## Extracted entries
▼

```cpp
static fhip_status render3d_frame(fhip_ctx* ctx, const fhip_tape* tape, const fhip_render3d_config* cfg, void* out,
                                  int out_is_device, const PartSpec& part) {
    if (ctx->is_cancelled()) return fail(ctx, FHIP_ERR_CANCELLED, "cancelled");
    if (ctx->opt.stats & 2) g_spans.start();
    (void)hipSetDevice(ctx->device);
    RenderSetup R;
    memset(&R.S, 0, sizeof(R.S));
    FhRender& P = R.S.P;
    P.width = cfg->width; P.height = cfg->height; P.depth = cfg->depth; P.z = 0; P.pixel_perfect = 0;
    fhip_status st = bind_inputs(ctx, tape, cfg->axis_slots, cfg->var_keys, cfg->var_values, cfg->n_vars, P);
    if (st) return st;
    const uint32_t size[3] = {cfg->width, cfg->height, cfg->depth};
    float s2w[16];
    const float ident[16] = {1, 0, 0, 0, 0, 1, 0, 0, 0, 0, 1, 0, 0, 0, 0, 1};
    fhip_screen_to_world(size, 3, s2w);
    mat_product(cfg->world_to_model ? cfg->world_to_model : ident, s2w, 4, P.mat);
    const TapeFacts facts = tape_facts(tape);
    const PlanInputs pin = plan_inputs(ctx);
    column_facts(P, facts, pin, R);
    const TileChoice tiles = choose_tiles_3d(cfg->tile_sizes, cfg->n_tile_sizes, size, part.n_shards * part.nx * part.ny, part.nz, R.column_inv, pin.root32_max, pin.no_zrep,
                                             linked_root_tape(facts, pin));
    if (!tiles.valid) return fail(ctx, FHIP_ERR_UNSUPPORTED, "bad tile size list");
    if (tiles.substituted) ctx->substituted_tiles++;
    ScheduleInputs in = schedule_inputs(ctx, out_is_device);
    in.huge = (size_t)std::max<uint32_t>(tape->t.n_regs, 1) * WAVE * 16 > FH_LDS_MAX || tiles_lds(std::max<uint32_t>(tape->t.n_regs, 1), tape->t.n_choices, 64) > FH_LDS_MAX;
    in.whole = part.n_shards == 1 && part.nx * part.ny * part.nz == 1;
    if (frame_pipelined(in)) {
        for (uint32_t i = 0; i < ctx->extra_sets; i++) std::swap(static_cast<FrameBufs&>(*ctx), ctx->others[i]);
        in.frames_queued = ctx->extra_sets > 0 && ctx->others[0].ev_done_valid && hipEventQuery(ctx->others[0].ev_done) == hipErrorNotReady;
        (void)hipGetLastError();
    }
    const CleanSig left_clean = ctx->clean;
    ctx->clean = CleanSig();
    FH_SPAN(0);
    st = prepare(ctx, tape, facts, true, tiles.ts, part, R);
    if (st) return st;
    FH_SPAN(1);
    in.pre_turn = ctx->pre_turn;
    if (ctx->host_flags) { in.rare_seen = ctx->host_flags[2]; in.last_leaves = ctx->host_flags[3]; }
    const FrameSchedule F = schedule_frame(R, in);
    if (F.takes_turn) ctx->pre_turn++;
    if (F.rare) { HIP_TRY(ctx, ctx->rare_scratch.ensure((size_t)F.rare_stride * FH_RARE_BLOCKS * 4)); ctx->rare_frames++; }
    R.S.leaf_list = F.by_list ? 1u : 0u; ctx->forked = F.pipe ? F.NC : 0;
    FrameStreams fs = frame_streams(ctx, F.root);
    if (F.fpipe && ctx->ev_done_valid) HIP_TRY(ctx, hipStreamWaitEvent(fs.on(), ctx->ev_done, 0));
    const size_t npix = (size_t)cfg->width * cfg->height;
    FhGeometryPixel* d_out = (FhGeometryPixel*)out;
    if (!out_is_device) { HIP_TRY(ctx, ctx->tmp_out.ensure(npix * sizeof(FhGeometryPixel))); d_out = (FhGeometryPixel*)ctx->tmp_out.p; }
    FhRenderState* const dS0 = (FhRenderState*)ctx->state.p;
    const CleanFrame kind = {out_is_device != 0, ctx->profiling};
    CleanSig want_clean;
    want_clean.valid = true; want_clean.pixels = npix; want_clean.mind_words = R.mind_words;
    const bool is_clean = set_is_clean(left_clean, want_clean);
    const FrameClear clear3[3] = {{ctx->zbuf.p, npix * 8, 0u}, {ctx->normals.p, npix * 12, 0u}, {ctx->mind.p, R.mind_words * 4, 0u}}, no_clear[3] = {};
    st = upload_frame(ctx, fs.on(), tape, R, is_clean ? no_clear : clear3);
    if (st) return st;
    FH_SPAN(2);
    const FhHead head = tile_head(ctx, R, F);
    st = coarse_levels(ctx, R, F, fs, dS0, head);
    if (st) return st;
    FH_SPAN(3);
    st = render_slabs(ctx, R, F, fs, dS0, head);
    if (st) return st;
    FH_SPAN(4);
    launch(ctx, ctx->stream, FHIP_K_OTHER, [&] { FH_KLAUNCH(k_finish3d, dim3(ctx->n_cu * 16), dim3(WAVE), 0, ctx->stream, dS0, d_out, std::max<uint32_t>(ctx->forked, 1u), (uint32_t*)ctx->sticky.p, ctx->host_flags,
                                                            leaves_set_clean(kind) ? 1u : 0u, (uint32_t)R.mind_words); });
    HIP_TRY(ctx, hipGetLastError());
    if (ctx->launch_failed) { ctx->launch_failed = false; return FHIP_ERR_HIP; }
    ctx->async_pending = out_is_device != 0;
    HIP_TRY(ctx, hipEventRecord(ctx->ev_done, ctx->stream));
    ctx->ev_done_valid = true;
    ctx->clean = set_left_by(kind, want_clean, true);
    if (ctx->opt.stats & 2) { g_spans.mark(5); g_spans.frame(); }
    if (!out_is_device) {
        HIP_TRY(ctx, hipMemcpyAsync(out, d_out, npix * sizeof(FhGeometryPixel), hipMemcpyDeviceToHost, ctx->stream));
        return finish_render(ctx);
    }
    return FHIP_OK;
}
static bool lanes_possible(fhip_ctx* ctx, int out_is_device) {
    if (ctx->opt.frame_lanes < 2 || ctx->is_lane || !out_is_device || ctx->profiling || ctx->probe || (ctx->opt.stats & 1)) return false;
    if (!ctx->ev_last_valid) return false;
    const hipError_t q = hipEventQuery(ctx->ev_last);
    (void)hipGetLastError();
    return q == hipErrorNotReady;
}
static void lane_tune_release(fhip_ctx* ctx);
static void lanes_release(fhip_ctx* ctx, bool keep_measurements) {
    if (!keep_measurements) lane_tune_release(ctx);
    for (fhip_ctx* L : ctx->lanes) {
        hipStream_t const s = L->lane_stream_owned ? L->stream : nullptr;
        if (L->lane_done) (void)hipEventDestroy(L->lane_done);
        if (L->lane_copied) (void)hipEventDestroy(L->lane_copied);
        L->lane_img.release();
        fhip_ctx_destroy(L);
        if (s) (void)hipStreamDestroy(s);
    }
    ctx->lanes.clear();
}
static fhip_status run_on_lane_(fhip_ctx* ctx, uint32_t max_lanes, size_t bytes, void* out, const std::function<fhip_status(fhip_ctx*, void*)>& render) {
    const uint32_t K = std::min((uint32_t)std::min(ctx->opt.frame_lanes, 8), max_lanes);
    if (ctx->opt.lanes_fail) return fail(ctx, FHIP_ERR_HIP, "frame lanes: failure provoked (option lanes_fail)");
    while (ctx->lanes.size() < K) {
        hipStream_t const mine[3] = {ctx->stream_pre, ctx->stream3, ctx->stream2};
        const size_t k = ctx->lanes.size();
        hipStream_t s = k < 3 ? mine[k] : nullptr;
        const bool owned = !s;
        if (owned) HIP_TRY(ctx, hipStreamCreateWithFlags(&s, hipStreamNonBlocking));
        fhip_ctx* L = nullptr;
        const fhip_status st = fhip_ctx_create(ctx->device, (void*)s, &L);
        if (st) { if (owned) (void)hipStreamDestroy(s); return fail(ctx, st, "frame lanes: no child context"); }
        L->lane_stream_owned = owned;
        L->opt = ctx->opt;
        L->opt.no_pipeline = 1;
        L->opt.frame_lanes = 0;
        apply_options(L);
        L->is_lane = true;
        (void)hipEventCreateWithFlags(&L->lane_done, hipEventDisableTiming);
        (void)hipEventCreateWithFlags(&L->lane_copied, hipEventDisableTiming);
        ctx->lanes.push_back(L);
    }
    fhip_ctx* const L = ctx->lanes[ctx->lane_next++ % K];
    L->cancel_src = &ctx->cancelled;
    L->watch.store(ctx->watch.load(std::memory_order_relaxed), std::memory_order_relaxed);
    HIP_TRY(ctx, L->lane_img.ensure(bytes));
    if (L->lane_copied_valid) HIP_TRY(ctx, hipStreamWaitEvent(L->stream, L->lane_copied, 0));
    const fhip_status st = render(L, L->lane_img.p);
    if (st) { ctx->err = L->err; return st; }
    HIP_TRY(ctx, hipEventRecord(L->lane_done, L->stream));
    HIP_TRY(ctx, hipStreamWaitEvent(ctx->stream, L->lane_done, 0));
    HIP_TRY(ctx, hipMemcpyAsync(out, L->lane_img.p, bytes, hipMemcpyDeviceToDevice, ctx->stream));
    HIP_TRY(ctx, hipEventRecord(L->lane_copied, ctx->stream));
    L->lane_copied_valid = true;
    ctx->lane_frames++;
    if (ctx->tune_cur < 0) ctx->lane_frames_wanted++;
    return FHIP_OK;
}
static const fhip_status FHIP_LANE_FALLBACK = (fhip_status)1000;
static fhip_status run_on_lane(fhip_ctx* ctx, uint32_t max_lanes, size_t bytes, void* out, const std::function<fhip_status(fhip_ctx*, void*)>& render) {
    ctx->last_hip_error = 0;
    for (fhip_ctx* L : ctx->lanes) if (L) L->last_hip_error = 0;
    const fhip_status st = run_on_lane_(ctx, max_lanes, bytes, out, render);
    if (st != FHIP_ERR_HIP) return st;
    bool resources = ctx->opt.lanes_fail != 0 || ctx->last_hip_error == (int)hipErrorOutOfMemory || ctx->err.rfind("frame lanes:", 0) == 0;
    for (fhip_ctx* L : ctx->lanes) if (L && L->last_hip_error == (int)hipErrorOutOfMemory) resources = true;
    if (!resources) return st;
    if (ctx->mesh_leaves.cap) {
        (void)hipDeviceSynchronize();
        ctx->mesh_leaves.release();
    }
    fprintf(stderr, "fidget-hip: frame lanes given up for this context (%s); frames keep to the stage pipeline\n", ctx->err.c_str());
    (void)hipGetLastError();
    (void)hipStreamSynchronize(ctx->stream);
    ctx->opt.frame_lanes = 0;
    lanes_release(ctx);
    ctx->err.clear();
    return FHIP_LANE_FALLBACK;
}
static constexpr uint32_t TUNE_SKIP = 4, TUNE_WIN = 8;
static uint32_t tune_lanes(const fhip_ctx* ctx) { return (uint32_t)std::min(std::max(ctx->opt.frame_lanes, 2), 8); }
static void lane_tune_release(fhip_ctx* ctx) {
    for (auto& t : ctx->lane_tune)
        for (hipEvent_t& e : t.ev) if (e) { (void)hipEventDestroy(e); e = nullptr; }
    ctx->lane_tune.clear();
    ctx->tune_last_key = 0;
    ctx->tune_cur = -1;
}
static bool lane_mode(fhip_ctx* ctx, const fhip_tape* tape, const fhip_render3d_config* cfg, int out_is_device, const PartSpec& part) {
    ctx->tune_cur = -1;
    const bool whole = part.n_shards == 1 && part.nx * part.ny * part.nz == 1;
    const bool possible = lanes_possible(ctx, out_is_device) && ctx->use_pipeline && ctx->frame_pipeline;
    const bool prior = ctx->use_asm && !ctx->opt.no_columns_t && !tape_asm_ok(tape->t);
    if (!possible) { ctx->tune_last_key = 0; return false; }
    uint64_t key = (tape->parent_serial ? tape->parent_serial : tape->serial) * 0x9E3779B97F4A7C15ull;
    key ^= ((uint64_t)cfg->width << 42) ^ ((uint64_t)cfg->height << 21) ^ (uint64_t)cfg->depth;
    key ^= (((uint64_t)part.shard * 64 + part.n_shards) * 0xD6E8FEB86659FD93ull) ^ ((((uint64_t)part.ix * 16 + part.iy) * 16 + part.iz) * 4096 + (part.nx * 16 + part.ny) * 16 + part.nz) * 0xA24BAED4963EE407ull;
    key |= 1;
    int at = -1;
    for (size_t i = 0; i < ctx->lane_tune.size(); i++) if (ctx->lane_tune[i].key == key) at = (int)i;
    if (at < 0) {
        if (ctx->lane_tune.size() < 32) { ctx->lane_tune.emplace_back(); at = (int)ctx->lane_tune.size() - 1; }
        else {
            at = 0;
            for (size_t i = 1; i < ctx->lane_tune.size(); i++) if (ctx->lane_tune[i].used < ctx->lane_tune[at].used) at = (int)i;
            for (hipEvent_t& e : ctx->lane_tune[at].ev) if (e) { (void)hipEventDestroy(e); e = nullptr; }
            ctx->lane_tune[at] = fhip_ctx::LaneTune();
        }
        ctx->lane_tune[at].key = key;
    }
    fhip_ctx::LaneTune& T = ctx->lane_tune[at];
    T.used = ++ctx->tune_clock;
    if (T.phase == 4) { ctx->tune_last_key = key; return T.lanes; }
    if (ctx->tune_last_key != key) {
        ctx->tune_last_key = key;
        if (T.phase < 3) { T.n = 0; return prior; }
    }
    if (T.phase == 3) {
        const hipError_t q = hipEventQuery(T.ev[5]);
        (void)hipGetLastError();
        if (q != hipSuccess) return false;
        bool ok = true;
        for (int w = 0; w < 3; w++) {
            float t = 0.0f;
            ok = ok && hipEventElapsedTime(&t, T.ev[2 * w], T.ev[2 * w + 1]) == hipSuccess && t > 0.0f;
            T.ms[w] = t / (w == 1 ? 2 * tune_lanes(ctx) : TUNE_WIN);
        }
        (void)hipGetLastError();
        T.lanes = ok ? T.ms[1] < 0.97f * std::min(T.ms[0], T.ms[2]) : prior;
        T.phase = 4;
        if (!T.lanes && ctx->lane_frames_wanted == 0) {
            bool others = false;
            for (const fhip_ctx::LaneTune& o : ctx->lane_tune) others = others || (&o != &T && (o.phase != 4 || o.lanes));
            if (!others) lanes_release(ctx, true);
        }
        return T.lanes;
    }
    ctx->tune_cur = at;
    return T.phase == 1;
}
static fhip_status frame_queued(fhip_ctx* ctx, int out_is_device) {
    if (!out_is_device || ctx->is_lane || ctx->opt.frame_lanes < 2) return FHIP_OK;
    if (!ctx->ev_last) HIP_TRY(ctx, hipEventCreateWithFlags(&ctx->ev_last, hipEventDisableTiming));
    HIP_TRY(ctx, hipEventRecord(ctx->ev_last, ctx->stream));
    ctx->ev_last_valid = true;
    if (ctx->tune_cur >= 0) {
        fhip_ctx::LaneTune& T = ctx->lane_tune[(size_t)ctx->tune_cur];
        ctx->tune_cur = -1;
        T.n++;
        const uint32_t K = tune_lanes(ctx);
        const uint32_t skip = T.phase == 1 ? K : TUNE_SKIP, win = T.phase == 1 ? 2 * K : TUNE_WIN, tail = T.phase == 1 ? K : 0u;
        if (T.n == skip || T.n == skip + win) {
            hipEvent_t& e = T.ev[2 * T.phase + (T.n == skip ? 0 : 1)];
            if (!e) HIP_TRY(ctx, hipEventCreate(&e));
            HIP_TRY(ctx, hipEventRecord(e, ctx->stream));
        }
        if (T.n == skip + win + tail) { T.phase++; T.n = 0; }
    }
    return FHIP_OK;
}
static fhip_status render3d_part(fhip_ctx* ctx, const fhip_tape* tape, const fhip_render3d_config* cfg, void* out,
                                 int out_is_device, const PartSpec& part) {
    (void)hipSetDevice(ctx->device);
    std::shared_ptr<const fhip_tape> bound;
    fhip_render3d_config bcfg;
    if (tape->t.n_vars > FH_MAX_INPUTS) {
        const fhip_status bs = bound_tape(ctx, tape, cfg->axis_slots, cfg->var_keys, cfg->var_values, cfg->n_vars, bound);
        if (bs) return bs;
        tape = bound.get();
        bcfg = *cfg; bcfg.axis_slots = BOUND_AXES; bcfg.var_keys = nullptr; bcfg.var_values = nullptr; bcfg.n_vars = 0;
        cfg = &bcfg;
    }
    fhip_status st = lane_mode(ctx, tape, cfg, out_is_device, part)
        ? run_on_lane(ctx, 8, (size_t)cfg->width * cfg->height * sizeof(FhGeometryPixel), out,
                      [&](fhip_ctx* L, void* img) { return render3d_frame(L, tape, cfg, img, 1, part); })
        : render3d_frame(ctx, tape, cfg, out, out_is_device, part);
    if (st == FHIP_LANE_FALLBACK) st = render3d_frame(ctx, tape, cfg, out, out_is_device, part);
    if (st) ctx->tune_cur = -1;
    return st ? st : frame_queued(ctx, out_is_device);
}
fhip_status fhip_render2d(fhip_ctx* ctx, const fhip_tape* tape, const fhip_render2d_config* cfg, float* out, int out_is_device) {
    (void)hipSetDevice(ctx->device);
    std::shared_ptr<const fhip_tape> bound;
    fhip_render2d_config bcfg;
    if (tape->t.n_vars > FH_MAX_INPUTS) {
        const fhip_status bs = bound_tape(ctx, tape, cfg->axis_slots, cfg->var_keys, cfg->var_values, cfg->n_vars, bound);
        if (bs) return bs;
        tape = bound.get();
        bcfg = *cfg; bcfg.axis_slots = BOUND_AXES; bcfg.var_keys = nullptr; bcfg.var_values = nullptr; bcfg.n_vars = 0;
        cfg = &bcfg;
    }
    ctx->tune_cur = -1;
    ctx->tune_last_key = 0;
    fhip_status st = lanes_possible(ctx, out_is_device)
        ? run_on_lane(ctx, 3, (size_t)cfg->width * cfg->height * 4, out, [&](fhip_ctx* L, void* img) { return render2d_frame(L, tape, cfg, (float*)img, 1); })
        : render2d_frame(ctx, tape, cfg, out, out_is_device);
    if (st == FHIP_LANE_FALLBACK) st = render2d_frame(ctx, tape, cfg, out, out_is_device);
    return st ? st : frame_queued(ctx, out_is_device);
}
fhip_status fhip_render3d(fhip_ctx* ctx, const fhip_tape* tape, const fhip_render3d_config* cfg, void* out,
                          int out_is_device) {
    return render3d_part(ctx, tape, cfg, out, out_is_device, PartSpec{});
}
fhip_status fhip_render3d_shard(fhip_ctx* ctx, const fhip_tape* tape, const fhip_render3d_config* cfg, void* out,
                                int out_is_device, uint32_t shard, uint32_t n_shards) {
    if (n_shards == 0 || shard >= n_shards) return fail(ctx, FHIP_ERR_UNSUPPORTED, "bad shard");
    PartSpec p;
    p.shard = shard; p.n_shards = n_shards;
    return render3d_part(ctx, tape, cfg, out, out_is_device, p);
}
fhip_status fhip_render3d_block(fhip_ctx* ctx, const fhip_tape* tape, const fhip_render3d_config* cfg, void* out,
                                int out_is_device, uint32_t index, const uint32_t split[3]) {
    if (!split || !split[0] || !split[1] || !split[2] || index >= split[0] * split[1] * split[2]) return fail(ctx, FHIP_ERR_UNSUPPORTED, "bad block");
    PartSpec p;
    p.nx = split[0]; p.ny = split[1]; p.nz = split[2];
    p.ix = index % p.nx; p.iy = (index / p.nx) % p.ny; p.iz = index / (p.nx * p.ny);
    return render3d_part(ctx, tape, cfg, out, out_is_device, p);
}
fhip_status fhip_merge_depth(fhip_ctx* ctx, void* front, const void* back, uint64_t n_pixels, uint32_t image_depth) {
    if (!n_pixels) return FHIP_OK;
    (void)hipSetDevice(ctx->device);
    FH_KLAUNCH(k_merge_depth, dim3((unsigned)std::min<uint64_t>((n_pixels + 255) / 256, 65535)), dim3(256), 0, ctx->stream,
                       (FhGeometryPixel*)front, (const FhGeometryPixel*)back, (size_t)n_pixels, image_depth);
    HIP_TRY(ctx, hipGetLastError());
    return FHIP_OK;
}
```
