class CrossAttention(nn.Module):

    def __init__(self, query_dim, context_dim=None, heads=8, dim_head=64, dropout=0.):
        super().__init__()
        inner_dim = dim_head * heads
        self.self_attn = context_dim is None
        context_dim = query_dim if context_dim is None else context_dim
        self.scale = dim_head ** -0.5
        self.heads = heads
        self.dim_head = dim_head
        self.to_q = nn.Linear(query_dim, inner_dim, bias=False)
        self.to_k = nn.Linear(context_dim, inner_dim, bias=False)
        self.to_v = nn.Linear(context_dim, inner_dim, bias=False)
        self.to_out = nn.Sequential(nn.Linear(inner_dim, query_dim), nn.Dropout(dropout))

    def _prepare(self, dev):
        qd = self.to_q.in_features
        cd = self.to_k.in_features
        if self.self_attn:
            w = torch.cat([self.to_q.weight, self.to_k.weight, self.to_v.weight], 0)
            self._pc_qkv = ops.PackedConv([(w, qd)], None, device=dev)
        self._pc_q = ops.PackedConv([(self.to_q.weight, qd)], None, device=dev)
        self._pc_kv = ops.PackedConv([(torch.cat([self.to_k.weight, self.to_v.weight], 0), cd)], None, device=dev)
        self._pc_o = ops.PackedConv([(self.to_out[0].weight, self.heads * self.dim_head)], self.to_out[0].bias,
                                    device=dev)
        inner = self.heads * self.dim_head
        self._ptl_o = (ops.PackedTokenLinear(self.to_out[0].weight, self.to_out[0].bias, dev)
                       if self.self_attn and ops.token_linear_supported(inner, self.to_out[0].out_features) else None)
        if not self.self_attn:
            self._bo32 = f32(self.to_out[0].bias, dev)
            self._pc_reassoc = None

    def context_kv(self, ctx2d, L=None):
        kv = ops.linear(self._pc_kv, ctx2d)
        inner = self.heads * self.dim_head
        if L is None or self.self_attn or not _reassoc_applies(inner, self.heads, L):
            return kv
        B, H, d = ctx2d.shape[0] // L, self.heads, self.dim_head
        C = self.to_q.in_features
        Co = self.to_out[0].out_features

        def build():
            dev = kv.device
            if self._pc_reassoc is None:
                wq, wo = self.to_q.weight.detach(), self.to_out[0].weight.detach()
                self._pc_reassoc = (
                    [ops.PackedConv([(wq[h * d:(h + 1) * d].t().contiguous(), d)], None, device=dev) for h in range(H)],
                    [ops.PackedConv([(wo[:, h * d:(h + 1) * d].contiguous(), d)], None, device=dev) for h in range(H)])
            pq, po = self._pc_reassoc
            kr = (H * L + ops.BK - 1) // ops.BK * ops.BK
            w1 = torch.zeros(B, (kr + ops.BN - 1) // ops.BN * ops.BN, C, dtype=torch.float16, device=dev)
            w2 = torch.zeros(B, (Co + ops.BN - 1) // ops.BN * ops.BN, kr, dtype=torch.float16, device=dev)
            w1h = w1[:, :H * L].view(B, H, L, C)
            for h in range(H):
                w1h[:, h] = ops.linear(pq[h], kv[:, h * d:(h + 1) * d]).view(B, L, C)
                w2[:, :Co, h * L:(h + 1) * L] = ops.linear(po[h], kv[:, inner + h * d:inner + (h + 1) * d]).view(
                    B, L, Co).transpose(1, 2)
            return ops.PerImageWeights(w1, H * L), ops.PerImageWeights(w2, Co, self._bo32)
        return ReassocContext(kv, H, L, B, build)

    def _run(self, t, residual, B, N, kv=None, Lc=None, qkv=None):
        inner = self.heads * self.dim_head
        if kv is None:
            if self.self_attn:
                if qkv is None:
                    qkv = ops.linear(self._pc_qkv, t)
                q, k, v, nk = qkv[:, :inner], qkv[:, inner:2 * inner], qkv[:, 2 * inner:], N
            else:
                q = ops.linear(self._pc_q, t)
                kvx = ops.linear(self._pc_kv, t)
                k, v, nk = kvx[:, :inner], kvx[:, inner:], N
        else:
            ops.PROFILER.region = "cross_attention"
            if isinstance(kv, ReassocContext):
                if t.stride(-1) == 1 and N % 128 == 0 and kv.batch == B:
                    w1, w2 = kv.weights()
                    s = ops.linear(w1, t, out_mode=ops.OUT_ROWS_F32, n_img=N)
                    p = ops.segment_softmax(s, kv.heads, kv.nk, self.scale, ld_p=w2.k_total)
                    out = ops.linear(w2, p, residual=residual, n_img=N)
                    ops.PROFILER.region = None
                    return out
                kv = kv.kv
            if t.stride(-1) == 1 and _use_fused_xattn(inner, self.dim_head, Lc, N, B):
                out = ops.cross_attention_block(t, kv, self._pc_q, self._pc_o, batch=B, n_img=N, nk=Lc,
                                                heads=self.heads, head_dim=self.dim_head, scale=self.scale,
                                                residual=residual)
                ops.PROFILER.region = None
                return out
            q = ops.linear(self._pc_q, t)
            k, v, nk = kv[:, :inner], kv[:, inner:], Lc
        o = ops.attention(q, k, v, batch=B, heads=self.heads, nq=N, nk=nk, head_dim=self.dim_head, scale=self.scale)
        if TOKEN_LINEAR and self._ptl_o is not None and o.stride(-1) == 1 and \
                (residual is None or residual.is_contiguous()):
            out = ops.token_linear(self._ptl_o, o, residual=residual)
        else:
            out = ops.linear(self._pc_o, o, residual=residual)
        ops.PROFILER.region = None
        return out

▲

## Try it
Please output exactly the lines between the one holding "[ops.PackedConv([(wq[h * d:(h" and the one holding "s = ops.linear(w1, t, out_mode=ops.OUT_ROWS_F32, n_img=N)" in the records above, inclusive, and nothing more.

## Solution to this problem
                    [ops.PackedConv([(wq[h * d:(h + 1) * d].t().contiguous(), d)], None, device=dev) for h in range(H)],
                    [ops.PackedConv([(wo[:, h * d:(h + 1) * d].contiguous(), d)], None, device=dev) for h in range(H)])
            pq, po = self._pc_reassoc
            kr = (H * L + ops.BK - 1) // ops.BK * ops.BK
            w1 = torch.zeros(B, (kr + ops.BN - 1) // ops.BN * ops.BN, C, dtype=torch.float16, device=dev)
            w2 = torch.zeros(B, (Co + ops.BN - 1) // ops.BN * ops.BN, kr, dtype=torch.float16, device=dev)
            w1h = w1[:, :H * L].view(B, H, L, C)
            for h in range(H):
                w1h[:, h] = ops.linear(pq[h], kv[:, h * d:(h + 1) * d]).view(B, L, C)
                w2[:, :Co, h * L:(h + 1) * L] = ops.linear(po[h], kv[:, inner + h * d:inner + (h + 1) * d]).view(
                    B, L, Co).transpose(1, 2)
            return ops.PerImageWeights(w1, H * L), ops.PerImageWeights(w2, Co, self._bo32)
        return ReassocContext(kv, H, L, B, build)

    def _run(self, t, residual, B, N, kv=None, Lc=None, qkv=None):
        inner = self.heads * self.dim_head
        if kv is None:
            if self.self_attn:
                if qkv is None:
                    qkv = ops.linear(self._pc_qkv, t)
                q, k, v, nk = qkv[:, :inner], qkv[:, inner:2 * inner], qkv[:, 2 * inner:], N
            else:
                q = ops.linear(self._pc_q, t)
                kvx = ops.linear(self._pc_kv, t)
                k, v, nk = kvx[:, :inner], kvx[:, inner:], N
        else:
            ops.PROFILER.region = "cross_attention"
            if isinstance(kv, ReassocContext):
                if t.stride(-1) == 1 and N % 128 == 0 and kv.batch == B:
                    w1, w2 = kv.weights()
                    s = ops.linear(w1, t, out_mode=ops.OUT_ROWS_F32, n_img=N)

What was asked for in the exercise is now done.